Every GH Actions run for Deploy Sports Dashboard was red. 15+ consecutive runs marked failed. Discord was firing ROLLBACK alerts on every push. But the site kept working, new features kept appearing in production, and nobody noticed anything was actually broken.

The Bug

The deploy workflow polled for containers using a label filter:

LABEL="coolify.applicationId=$APP_UUID"
docker ps --filter "label=$LABEL"

Coolify labels containers with applicationId=55 (an integer internal ID), not the UUID. The UUID lives in coolify.name. Every one of the 30 polls returned empty, every deploy timed out at 5 minutes, every "rollback" fired.

The Cover-Up

The rollback logic was even more broken than the polling. It did this:

PATCH /applications/$UUID  { docker_registry_image_tag: $PREV_SHA }
GET /deploy?uuid=$UUID&force=true

Then polled the health URL for HTTP 200.

Turns out deploy?force=true ignores the config PATCH and pulls :latest anyway. So the rollback just re-deployed the same new container and got HTTP 200 from it. The workflow reported "Rollback successful" while doing nothing. Production was actually running the latest commit the whole time.

How We Found It

Manually inspecting a running container:

docker inspect <container> | grep applicationId
"coolify.applicationId": "55"

Then checking the rollback on a "failed" run — the container creation time was before the rollback timestamp. No new container was ever created by the rollback. The whole verify-rollback scheme was theater.

The Fix

One workflow file, ~40 lines simpler. Instead of filtering by the broken label:

Record the current container ID before triggering deploy
Trigger Coolify deploy
Poll by container name prefix (name=^<UUID>-), watch for a new container ID
Crash-detect the new container honestly
Verify HTTP 200 once it's up
No rollback — real failures fail loudly with a Discord alert

First real run: 4m37s, verified green. Coolify swapped to a new container on poll 3 (24 seconds), health check passed on poll 4.

The Lesson

Status lights that lie are worse than no status lights. For weeks, the workflow was telling us deploys failed when they succeeded, which meant we'd have no way to distinguish a real failure.

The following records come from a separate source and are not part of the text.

__global__ __launch_bounds__(256) void sp_plan_kernel(sp_params p, const int64_t *__restrict__ rowptr, uint32_t direct_ids,
                                                      uint32_t *__restrict__ pcount, const uint32_t *__restrict__ pptr, uint4 *__restrict__ out,
                                                      uint32_t *__restrict__ d_used)
{
    const int lane = threadIdx.x & 63;
    const int64_t v = (int64_t)blockIdx.x * 4 + (threadIdx.x >> 6);
    if (v >= p.n_nodes) return;
    const int32_t dv = (int32_t)(rowptr[v + 1] - rowptr[v]);
    int np = 0;
    if (dv > 0 && v > 0) {
        const int32_t my_bound = p.bounds[lane <= SP_M ? lane : SP_M];
        const uint32_t pwk = lane < SP_M ? p.wpaths[(size_t)v * SP_M + lane] : 0u;
        const int32_t nbk = lane >= 1 && lane <= SP_M ? (int32_t)p.cuts[(size_t)v * SP_M + lane - 1] : 0;
        const uint32_t pb = out ? pptr[v] : 0u;
        np = sp_plan_column(p, (int32_t)v, dv, lane, my_bound, pwk, nbk, direct_ids,
                            [&](int i, int k0, int k1, int32_t lo, int32_t hi, uint32_t info, uint32_t pq, int32_t na, int32_t nb) {
                                if (out && lane == 0) {
                                    out[pb + (uint32_t)i] = make_uint4(info, (uint32_t)k0 | ((uint32_t)k1 << 8) | (pq << 16),
                                                                       (uint32_t)na | ((uint32_t)nb << 16), (uint32_t)lo);
                                    if (d_used && (info & 0x40000000u) && (pq & 0xFFu) > __atomic_load_n(d_used, __ATOMIC_RELAXED))
                                        atomicMax(d_used, pq & 0xFFu);
                                }
                            });
    }
    if (!out && lane == 0) pcount[v] = (uint32_t)np;
}

extern "C" int eps_scan_plan(const int64_t *rowptr, const uint16_t *cuts, const uint32_t *wpaths, const uint32_t *ssum_or_null,
                             const uint32_t *smax_or_null, const uint32_t *heads_or_null, const int32_t *bounds, int64_t n_nodes,
                             int32_t shift, int32_t variant, uint32_t *pcount, const uint32_t *pptr_or_null, uint32_t *plan_or_null,
                             uint32_t *d_used_or_null, void *stream)
{
    EPS_REQUIRE(n_nodes >= 0 && n_nodes < (1ll << 31), "eps_scan_plan: bad size");
    if (d_used_or_null && hipMemsetAsync(d_used_or_null, 0, sizeof(uint32_t), (hipStream_t)stream) != hipSuccess) {
        eps_set_error("eps_scan_plan: cannot clear d_used");
        return EPS_ELAUNCH;
    }
    if (n_nodes == 0) return EPS_OK;
    EPS_REQUIRE(rowptr && cuts && wpaths && bounds, "eps_scan_plan: null pointer");
    EPS_REQUIRE((ssum_or_null == nullptr) == (smax_or_null == nullptr), "eps_scan_plan: ssum and smax come together");
    EPS_REQUIRE((pptr_or_null == nullptr) == (plan_or_null == nullptr), "eps_scan_plan: pptr and plan come together");
    EPS_REQUIRE(pptr_or_null || pcount, "eps_scan_plan: nowhere to put the counts");
    const int32_t dmax_arg = SP_VARIANT_DMAX(variant);
    const bool wide_arg = SP_VARIANT_WIDE(variant) != 0;
    variant = SP_VARIANT_GEOM(variant);
    EPS_REQUIRE(shift >= 0 && shift <= 40 && variant >= 0 && variant <= 2, "eps_scan_plan: bad shift / variant");
    EPS_REQUIRE(((uintptr_t)plan_or_null & 15) == 0, "eps_scan_plan: plan must be 16-byte aligned");
    sp_params p;
    memset(&p, 0, sizeof p);
    sp_plan_geometry(p, cuts, wpaths, ssum_or_null, smax_or_null, bounds, n_nodes, shift, variant, dmax_arg);
    if (wide_arg && ssum_or_null) {
        p.wide_paths = 2u << sp_bits_of[variant];
        if (p.wide_paths > SP_UBITS) p.wide_paths = SP_UBITS;
        p.wide_rows = sp_threads_of[variant];
        p.mode_ratio = SP_MODE_RATIO_WIDE;
    }
    p.heads = (const uint2 *)heads_or_null;
    hipLaunchKernelGGL(sp_plan_kernel, dim3((unsigned)((n_nodes + 3) / 4)), dim3(256), 0, (hipStream_t)stream, p, rowptr,
                       2u << sp_bits_of[variant], pcount, pptr_or_null, (uint4 *)plan_or_null, d_used_or_null);
    EPS_CHECK_LAUNCH("eps_scan_plan");
    return EPS_OK;
}

__global__ __launch_bounds__(256) void sp_rewalk_kernel(const uint4 *__restrict__ plan, int64_t n_rec, uint32_t cap,
                                                        unsigned long long *__restrict__ out)
{
    unsigned long long re = 0ull, all = 0ull;
    for (int64_t i = (int64_t)blockIdx.x * blockDim.x + threadIdx.x; i < n_rec; i += (int64_t)gridDim.x * blockDim.x) {
        const uint4 r = plan[i];
        const uint32_t paths = r.x & 0x3FFFFFFFu;
        all += paths;
        if ((r.x >> 30) == 0u) {
            const uint32_t keys = paths + ((r.z >> 16) - (r.z & 0xFFFFu));
            if (keys > cap) {
                const uint32_t q = (keys + cap - 1u) / cap;
                const uint32_t parts = 2u << (32 - __clz((int)(q - 1u)));
                re += (unsigned long long)paths * (parts - 1u);
            }
        }
    }
#pragma unroll
    for (int d = 32; d >= 1; d >>= 1) {
        re += __shfl_xor(re, d);
        all += __shfl_xor(all, d);
    }
    if ((threadIdx.x & 63) == 0) {
        if (re) atomicAdd(&out[0], re);
        if (all) atomicAdd(&out[1], all);
    }
}

extern "C" int eps_scan_plan_rewalk(const uint32_t *plan, int64_t n_rec, int32_t variant, unsigned long long *out2, void *stream)
{
    EPS_REQUIRE(n_rec >= 0 && out2 && variant >= 0 && variant <= 2, "eps_scan_plan_rewalk: bad argument");
    hipStream_t s = (hipStream_t)stream;
    if (hipMemsetAsync(out2, 0, 2 * sizeof(unsigned long long), s) != hipSuccess) {
        eps_set_error("eps_scan_plan_rewalk: cannot clear the result");
        return EPS_ELAUNCH;
    }
    if (n_rec == 0) return EPS_OK;
    EPS_REQUIRE(plan && ((uintptr_t)plan & 15) == 0, "eps_scan_plan_rewalk: plan must be 16-byte aligned");
    int64_t blocks = (n_rec + 255) / 256;
    if (blocks > 2048) blocks = 2048;
    hipLaunchKernelGGL(sp_rewalk_kernel, dim3((unsigned)blocks), dim3(256), 0, s, (const uint4 *)plan, n_rec,
                       (1u << sp_bits_of[variant]) / 2u, out2);
    EPS_CHECK_LAUNCH("eps_scan_plan_rewalk");
    return EPS_OK;
}

static size_t sp_lds_bytes(int bits, int rows) { return ((size_t)(2 << bits) + 4 * (size_t)(rows + 1) + 8) * 4 + (SP_UBITS / 32) * 6 + 32; }

extern "C" int eps_scan_lean_blocks_per_cu(void)
{
    static std::atomic<int> cached{0};
    int per_cu = cached.load();
    if (per_cu < 1) {
        const void *lean = (const void *)scan_piece_kernel<SP_LEAN_T, false, true, true, true, true>;
        const size_t lds = sp_lds_bytes(sp_bits_of[2], SP_LEAN_ROWS);
        if (hipFuncSetAttribute(lean, hipFuncAttributeMaxDynamicSharedMemorySize, (int)lds) != hipSuccess ||
            hipOccupancyMaxActiveBlocksPerMultiprocessor(&per_cu, lean, SP_LEAN_T, lds) != hipSuccess || per_cu < 1) {
            eps_set_error("eps_scan_screen: no occupancy figure for the lean body at %zu bytes of LDS", lds);
            return EPS_ELAUNCH;
        }
        cached.store(per_cu);
    }
    return per_cu;
}

static int sp_launch(const int64_t *rowptr, const int32_t *col, const float *val, const int32_t *revpos, const uint32_t *fx32,
                     const float *node_w, const uint16_t *cuts, const uint32_t *wpaths, const uint32_t *ssum, const uint32_t *smax,
                     const uint32_t *pptr, const uint32_t *plan, const uint32_t *heads, const uint32_t *rowrec, const uint32_t *pack,
                     const int32_t *bounds, int64_t n_nodes, int64_t nnz, const int32_t *columns, const uint32_t *colrec, int64_t n_columns, int64_t batch_from,
                     int64_t lean_from, int64_t lean_batch_from, int64_t light_from, int32_t shift, int32_t variant, eps_survivors *out,
                     uint32_t *status, void *stream)
{
    EPS_REQUIRE(n_nodes >= 0 && n_columns >= 0 && nnz >= 0, "eps_scan_screen: negative size");
    EPS_REQUIRE(status, "eps_scan_screen: null pointer");
    hipStream_t s = (hipStream_t)stream;
    if (hipMemsetAsync(status, 0, sizeof(uint32_t), s) != hipSuccess) {
        eps_set_error("eps_scan_screen: cannot clear the status word");
        return EPS_ELAUNCH;
    }
    if (n_columns == 0 || n_nodes == 0) return EPS_OK;
    EPS_REQUIRE(rowptr && col && revpos && cuts && wpaths && bounds && columns && out, "eps_scan_screen: null pointer");
    EPS_REQUIRE(nnz < (1ll << 30), "eps_scan_screen: col[] is addressed with 32-bit byte offsets (nnz < 2^30)");
    EPS_REQUIRE(n_nodes < (1ll << 31) && n_columns < (1ll << 31), "eps_scan_screen: too many nodes / columns");
    const uint32_t sketch_arg = (uint32_t)SP_VARIANT_SKETCH(variant);
    EPS_REQUIRE(!SP_VARIANT_WIDE(variant) || ((sketch_arg & 1u) && plan && !val && SP_VARIANT_GEOM(variant) == 2),
                "eps_scan_screen: a plan with wide packed pieces (variant bit 24) is for sketch launches (bit 16) of the 256-thread geometry");
    const int32_t dmax_arg = SP_VARIANT_DMAX(variant);
    variant = SP_VARIANT_GEOM(variant);
    EPS_REQUIRE(shift >= 0 && shift <= 40 && variant >= 0 && variant <= 2, "eps_scan_screen: bad shift / variant");
    EPS_REQUIRE(((uintptr_t)cuts & 15) == 0, "eps_scan_screen: cuts must be 16-byte aligned");
    EPS_REQUIRE(((uintptr_t)colrec & 15) == 0 && ((uintptr_t)rowrec & 127) == 0, "eps_scan_screen: misaligned column / row records");
    EPS_REQUIRE(!colrec || plan, "eps_scan_screen: column records come with the plan table they were built from");
    EPS_REQUIRE((pptr == nullptr) == (plan == nullptr) && ((uintptr_t)plan & 15) == 0, "eps_scan_screen: pptr and plan come together, 16-byte aligned");
    const int T = sp_threads_of[variant], bits = sp_bits_of[variant];
    if (light_from < 0 || light_from > n_columns) light_from = n_columns;
    if (lean_from < 0 || lean_from > light_from) lean_from = light_from;
    const int64_t n_main = lean_from, n_lean = light_from - lean_from;
    unsigned int *counter = nullptr;
    const int rc = eps_take_counter(&counter, s, "eps_scan_screen");
    if (rc) return rc;
    sp_params p;
    memset(&p, 0, sizeof p);
    p.rowptr = rowptr;
    p.col = col;
    p.revpos = revpos;
    p.fx32 = fx32;
    p.val = val;
    p.node_w = node_w;
    p.up = ldexpf(1.0f, shift) * (1.0f + ldexpf(1.0f, -20));
    sp_plan_geometry(p, cuts, wpaths, ssum, smax, bounds, n_nodes, shift, variant, dmax_arg);
    p.pptr = pptr;
    p.plan = (const uint4 *)plan;
    p.heads = (const uint2 *)heads;
    p.rowrec = rowrec;
    p.pack = (const uint4 *)pack;
    p.colrec = (const uint4 *)colrec;
    p.columns = columns;
    p.n_columns = (int32_t)n_main;
    p.batch_from = batch_from < 0 || batch_from > n_main ? (uint32_t)n_main : (uint32_t)batch_from;
    p.sketch = val || !(sketch_arg & 1u) ? 0u : sketch_arg;
    p.col_bytes = (uint32_t)(nnz * 4);
    p.scale = ldexpf(1.0f, -shift);
    p.next_col = counter;
    p.out = out;
    p.status = status;
    int64_t blocks = (int64_t)eps_num_cus() * sp_per_cu[variant];
    if (blocks > n_main) blocks = n_main;
    const size_t lds = sp_lds_bytes(bits, T);
    void (*kern)(sp_params) =
        val ? (variant == 0 ? scan_piece_kernel<512, true, false, false> : variant == 1 ? scan_piece_kernel<1024, true, false, false>
                                                                                       : scan_piece_kernel<256, true, false, false>)
            : (variant == 0 ? scan_piece_kernel<512, false, false, false> : variant == 1 ? scan_piece_kernel<1024, false, false, false>
                                                                                         : scan_piece_kernel<256, false, false, false>);
    const bool full = !val && variant == 2 && plan && colrec && rowrec && heads && ssum;
    EPS_REQUIRE(!pack || full, "eps_scan_screen: the column pack serves the main launch only (variant 2, plan, records, heads, sum bounds)");
    if (full) kern = pack ? scan_piece_kernel<256, false, true, true> : scan_piece_kernel<256, false, true, false>;
    if (p.sketch && variant == 2)
        kern = full ? (pack ? scan_piece_kernel<256, false, true, true, true> : scan_piece_kernel<256, false, true, false, true>)
                    : scan_piece_kernel<256, false, false, false, true>;
    else
        p.sketch = 0u;
    if (hipFuncSetAttribute((const void *)kern, hipFuncAttributeMaxDynamicSharedMemorySize, (int)lds) != hipSuccess) {
        eps_set_error("eps_scan_screen: cannot reserve %zu bytes of LDS", lds);
        return EPS_ELAUNCH;
    }
    EPS_REQUIRE(n_main == n_columns || (full && pack && p.sketch),
                "eps_scan_screen: a lean or light zone comes with the main launch's tables (plan, records, heads, pack) and sketch pieces (bit 16)");
    if (n_main > 0) {
        hipLaunchKernelGGL(kern, dim3((unsigned)blocks), dim3(T), lds, s, p);
        EPS_CHECK_LAUNCH("eps_scan_screen");
    }
    if (n_lean > 0) {
        sp_params q = p;
        const int rc2 = eps_take_counter(&q.next_col, s, "eps_scan_screen");
        if (rc2) return rc2;
        q.columns = columns + lean_from;
        q.colrec = (const uint4 *)colrec + 2 * lean_from;
        q.n_columns = (int32_t)n_lean;
        q.batch_from = lean_batch_from < 0 || lean_batch_from > n_lean ? (uint32_t)n_lean : (uint32_t)lean_batch_from;
        void (*lean)(sp_params) = scan_piece_kernel<SP_LEAN_T, false, true, true, true, true>;
        const size_t lds_lean = sp_lds_bytes(bits, SP_LEAN_ROWS);
        const int per_cu = eps_scan_lean_blocks_per_cu();
        if (per_cu < 1) return per_cu;
        if (hipFuncSetAttribute((const void *)lean, hipFuncAttributeMaxDynamicSharedMemorySize, (int)lds_lean) != hipSuccess) {
            eps_set_error("eps_scan_screen: cannot reserve %zu bytes of LDS", lds_lean);
            return EPS_ELAUNCH;
        }
        int64_t nb = (int64_t)eps_num_cus() * (per_cu < sp_per_cu[variant] ? per_cu : sp_per_cu[variant]);
        if (nb > n_lean) nb = n_lean;
        hipLaunchKernelGGL(lean, dim3((unsigned)nb), dim3(SP_LEAN_T), lds_lean, s, q);
        EPS_CHECK_LAUNCH("eps_scan_screen");
    }
    p.n_columns = (int32_t)n_columns;
    return sl_launch(p, (uint32_t)light_from, (uint32_t)n_columns, 12, s);
}

extern "C" int eps_scan_screen(const int64_t *rowptr, const int32_t *col, const int32_t *revpos, const uint32_t *fx32,
                               const uint16_t *cuts, const uint32_t *wpaths, const uint32_t *ssum_or_null,
                               const uint32_t *smax_or_null, const uint32_t *pptr_or_null, const uint32_t *plan_or_null,
                               const uint32_t *heads_or_null, const uint32_t *rowrec_or_null, const uint32_t *pack_or_null,
                               const int32_t *bounds, int64_t n_nodes, int64_t nnz,
                               const int32_t *columns, const uint32_t *colrec_or_null, int64_t n_columns, int64_t batch_from,
                               int64_t lean_from, int64_t lean_batch_from, int64_t light_from, int32_t shift, int32_t variant,
                               eps_survivors *out, uint32_t *status, void *stream)
{
    EPS_REQUIRE(!pack_or_null || (plan_or_null && rowrec_or_null && ((uintptr_t)pack_or_null & 15) == 0),
                "eps_scan_screen: the column pack comes with the plan table and the row records it was built from, 16-byte aligned");
    EPS_REQUIRE(n_columns == 0 || n_nodes == 0 || fx32, "eps_scan_screen: null pointer");
    EPS_REQUIRE((ssum_or_null == nullptr) == (smax_or_null == nullptr), "eps_scan_screen: ssum and smax come together");
    EPS_REQUIRE(!heads_or_null || plan_or_null, "eps_scan_screen: a head table comes with the plan table built for it");
    return sp_launch(rowptr, col, nullptr, revpos, fx32, nullptr, cuts, wpaths, ssum_or_null, smax_or_null, pptr_or_null,
                     plan_or_null, heads_or_null, rowrec_or_null, pack_or_null, bounds, n_nodes, nnz, columns, colrec_or_null, n_columns,
                     batch_from, lean_from, lean_batch_from, light_from, shift, variant, out, status, stream);
}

The deeper bug — that the rollback itself was a silent no-op — was hidden underneath the cosmetic bug of the broken polling.

When you see a system failing in an "impossible" way (everything broken but site works fine), that's the signal the verification layer is broken, not the thing being verified.

Added to infra docs: do not filter Coolify containers by applicationId=<UUID>. It's an integer, the UUID is in coolify.name, and the cleanest match is docker ps --filter name=^<UUID>-.